The standard deviation of the method (S) does not exceed the acceptance criteria in each of the tests performed (Appendix ATable A8); therefore, the multi-locus PCR-HRM method is considered robust carried out under the conditions previously described.

3.5.6. Transferability Test

Cohen’s kappa coefficient was 0.925, indicating an “almost perfect agreement” in the results of both laboratories (Landis and Koch, 1977). In the 220 samples analyzed, only 15 individuals (6.8%) did not show agreement in the species identification between both laboratories (Appendix ATable A9). The non-matching results arise because, in one laboratory, individuals showed two or more non genotyped loci, resulting in a GeneClass2 score under 95%, not allowing to assign the species. No individuals were assigned to different species by the participant laboratories.

4. Discussion

We developed a multi-locus assay for species identification in the Mytilus genus based on the 10 most informative SNPs from 123 analyzed. Using the multi-locus genotypes, the four target species, Chilean mussel (M. chilensis), Blue mussel (M. edulis), Mediterranean mussel (M. galloprovincialis) and the Bay mussel (M. trossulus), can be confidently identified. This method allowed us to discard the presence of other mussels not belonging to the Mytilus genus but commonly found in seafood products, such as A. atra and C. chorus.

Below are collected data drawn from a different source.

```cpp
typedef struct {
  const void* a;
  int64_t lda;
  const void* a1;
  int64_t lda1;
  const void* w;
  int64_t ldw;
  void* out;
  int64_t ldo;
  int32_t M, N, K;
  int32_t K1;
  int32_t dtype;
  mimo_epilogue ep;
  void* workspace;
  int64_t workspace_bytes;
} mimo_gemm_params;
int mimo_gemm(const mimo_gemm_params* p, void* stream);
int mimo_gemm_geglu_granule(int32_t N);

typedef struct {
  const void* a;
  int64_t lda;
  const float* a_scale;
  const void* w;
  int64_t ldw;
  const float* w_scale;
  void* out;
  int64_t ldo;
  int32_t M, N, K;
  int32_t dtype;
  mimo_epilogue ep;
  void* workspace;
  int64_t workspace_bytes;
} mimo_gemm_e4m3_params;
int mimo_gemm_e4m3(const mimo_gemm_e4m3_params* p, void* stream);

typedef struct {
  const void* x0;
  int32_t c0;
  const void* x1;
  int32_t c1;
  const void* w;
  void* out;
  int64_t ldo;
  int32_t n, h, w_, cout;
  int32_t dtype;
  mimo_epilogue ep;
  void* workspace;
  int64_t workspace_bytes;
} mimo_conv3x3_params;
int mimo_conv3x3(const mimo_conv3x3_params* p, void* stream);
int mimo_conv_up2x(const mimo_conv3x3_params* p, void* stream);

int mimo_im2col3x3(const void* x, void* col, int32_t n, int32_t h, int32_t w, int32_t c, int32_t stride,
                   int32_t upshift, int32_t pad_lo, int64_t ldcol, int32_t dtype, void* stream);

typedef struct {
  const void* x0;
  int32_t c0;
  const void* x1;
  int32_t c1;
  const void* gamma;
  const void* beta;
  void* out;
  float* stats;
  int32_t n, hw, groups;
  float eps;
  int32_t silu;
  int32_t dtype;
} mimo_groupnorm_params;
int mimo_groupnorm(const mimo_groupnorm_params* p, void* stream);
int64_t mimo_groupnorm_workspace_bytes(const mimo_groupnorm_params* p);

typedef struct {
  const void* x0;
  int32_t c0;
  const void* x1;
  int32_t c1;
  const void* gamma;
  const void* beta;
  void* out;
  float* table;
  int64_t table_bytes;
  float* stats;
  int32_t samples, frames, table_frames, hw, groups;
  float eps;
  int32_t silu;
  int32_t dtype;
} mimo_groupnorm_window_params;
int mimo_groupnorm_window(const mimo_groupnorm_window_params* p, void* stream);
int mimo_groupnorm_window_partials(const mimo_groupnorm_window_params* p, void* stream);
int mimo_groupnorm_window_apply(const mimo_groupnorm_window_params* p, void* stream);
int64_t mimo_groupnorm_window_table_bytes(const mimo_groupnorm_window_params* p);

int mimo_layernorm(const void* x, const void* gamma, const void* beta, void* out, int64_t rows, int32_t c,
                   float eps, const void* pe, int64_t rows_per_frame, int32_t frames, int32_t pe_frame_offset,
                   int32_t dtype, void* stream);
int mimo_layernorm_e4m3(const void* x, const void* gamma, const void* beta, void* out, float* scale, int64_t rows,
                        int32_t c, float eps, const void* pe, int64_t rows_per_frame, int32_t frames,
                        int32_t pe_frame_offset, int32_t dtype, void* stream);

typedef struct {
  const void* q;
  const void* k;
  const void* v;
  int64_t ld_qkv;
  const void* bank_k;
  const void* bank_v;
  int64_t ld_bank;
  int32_t lb;
  int32_t nb;
  const int32_t* bank_index;
  void* out;
  int64_t ld_out;
  int32_t n, lq, heads, d;
  float scale;
  int32_t dtype;
} mimo_attn_params;
int mimo_attn_spatial(const mimo_attn_params* p, void* stream);

typedef struct {
  const void* q;
  int64_t ld_q;
  const void* k;
  const void* v;
  int64_t ld_kv;
  void* out;
  int64_t ld_out;
  int64_t chunk_stride_rows;
  int32_t batch, q_frames, kv_frames, frames_per_chunk;
  int32_t hw, heads, d;
  float scale;
  int32_t dtype;
} mimo_attn_temporal_params;
int mimo_attn_temporal(const mimo_attn_temporal_params* p, void* stream);

#define MIMO_MAX_PEERS 8
typedef struct {
  const void* peer_src[MIMO_MAX_PEERS];
  void* peer_ready[MIMO_MAX_PEERS];
  void* ctl;
  void* dst;
  const void* residual;
  int32_t mode, G, r;
  int32_t b, fl, hw, C;
  int32_t dtype;
  int32_t max_blocks;
  int32_t timeout_ms;
} mimo_exchange_params;
int mimo_exchange(const mimo_exchange_params* p, void* stream);
int mimo_peer_alloc(int64_t bytes, void** ptr, void* handle64);
int mimo_peer_open(const void* handle64, void** ptr);
int mimo_peer_close(void* ptr);
int mimo_peer_free(void* ptr);

int mimo_ncfhw_to_nhwc(const void* src, void* dst, int32_t b, int32_t c, int32_t f, int32_t h, int32_t w,
                       int32_t cpad, int32_t src_is_f32, int32_t dtype, void* stream);
int mimo_nhwc_to_ncfhw(const void* src, void* dst, int32_t b, int32_t c, int32_t f, int32_t h, int32_t w,
                       int32_t ld, int32_t dst_is_f32, int32_t dtype, void* stream);
int mimo_upsample2x(const void* x, void* out, int32_t n, int32_t h, int32_t w, int32_t c, int32_t dtype, void* stream);
int mimo_upsample_nearest(const void* x, void* out, int32_t n, int32_t h, int32_t w, int32_t oh, int32_t ow, int32_t c,
                          int32_t dtype, void* stream);
int mimo_softmax_rows(void* x, int64_t rows, int32_t cols, int64_t ld, int32_t dtype, void* stream);
int mimo_add(const void* a, const void* b, void* out, int64_t count, int32_t dtype, void* stream);
int mimo_silu(const void* x, void* out, int64_t count, int32_t dtype, void* stream);

int mimo_quick_gelu(const void* x, void* out, int64_t count, int32_t dtype, void* stream);

int mimo_composite_frame(const void* canvas, const void* bk, const float* mask, const void* occ, const void* vid,
                         const void* prev, double factor, void* out, int64_t pixels, void* stream);
// ... 36 lines not shown
```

4.1. Multi-Locus PCR-HRM Method Development

The FST outlier and MAFMAX criteria were useful to select the most informative SNPs for SI that are intended to reveal variations among but not within species. The reduced 10 SNP panel was constructed including the SNPs selected by each of these two criteria.
The MAFMAX criteria maximize the difference in allelic frequencies among species, selecting locus showing a maximum allelic frequency for one species, but a minimum for another (MAXMAF) [36]. However, to use this approach it is necessary to sample several locations per species and with enough number of individuals, to rule out that the observed allele frequencies are population specific. This criterion is similar to the one used by Wilson et al. [30], these authors choose the more informative SNP using the “loading values” calculated after a discriminant analysis of principal components. Higher loading values reflects SNPs that capture more variance in the allele frequencies and therefore greater differences among species.
A locus shows high FST values when two or more groups are homozygous for contrasting alleles. Therefore, the FST outlier criterion has been used to select SNPs for geographic assignment because differences in their allele frequencies are probably a product of local adaptation [12,63]. In the Mytilus genus, species are restricted to specific geographic areas, especially the native species from the southern hemisphere, therefore, FST outlier SNPs are expected to be informative to differentiate them.
Wilkinson et al. [64] have shown a low correlation between both criteria selecting informative loci, a fact corroborated by our study. Only two loci (PAPM and L7) were selected by MAFMAX and FST outlier at the same time. Therefore, it is important to considerer both criteria together when selecting the most informative loci for SI.
Searching for loci that can be technically genotyped, each of the potentially most informative SNPs must be revised to determine the feasibility to design primers. Moreover, to obtain clearly distinguishable melting curves, amplicons containing more than one polymorphism should be discarded. Other technical aspects of HRM analysis must be also considered [65]. However, optimal conditions scarcely happened, and to design a practical assay it is necessary to be flexible. For example, we included one SNP A/T because was informative to separate between M. edulis and M. galloprovincialis although these kinds of SNPs are not recommended as they are hard to genotype. We also removed some C/T and G/A SNPs because they gave redundant information.
The performance of the reduced 10 SNP panel was similar to the obtained with 49 SNPs (Dataset A) and 90 SNPs (Dataset B). Assignment probability, sensitivity and specificity were maximum for all four species tested here, indicating that the method performs well, correctly identifying the species and excluding individuals that do not correspond to species false positive. To our knowledge, the only reduced multi-locus panel to perform SI in the three European species was developed by Wilson et al. (2018) [30]. The performance of this 12 SNP panel, calculated from their raw data and excluding populations used for validation purposes, showed a maximum specificity for the three species. Sensitivity assigning M. trossulus and M. galloprovincialis was also a maximum; however, in M. edulis, this value reaches only 0.96. The panel developed here can detect one species more with fewer SNPs (10 vs. 12) and with higher performance. As Wilson et al. (2018) [30] have clearly shown, the most valuable aspect of multi-locus panels is the identification of putatively hybrid not detected by the mono-locus assays.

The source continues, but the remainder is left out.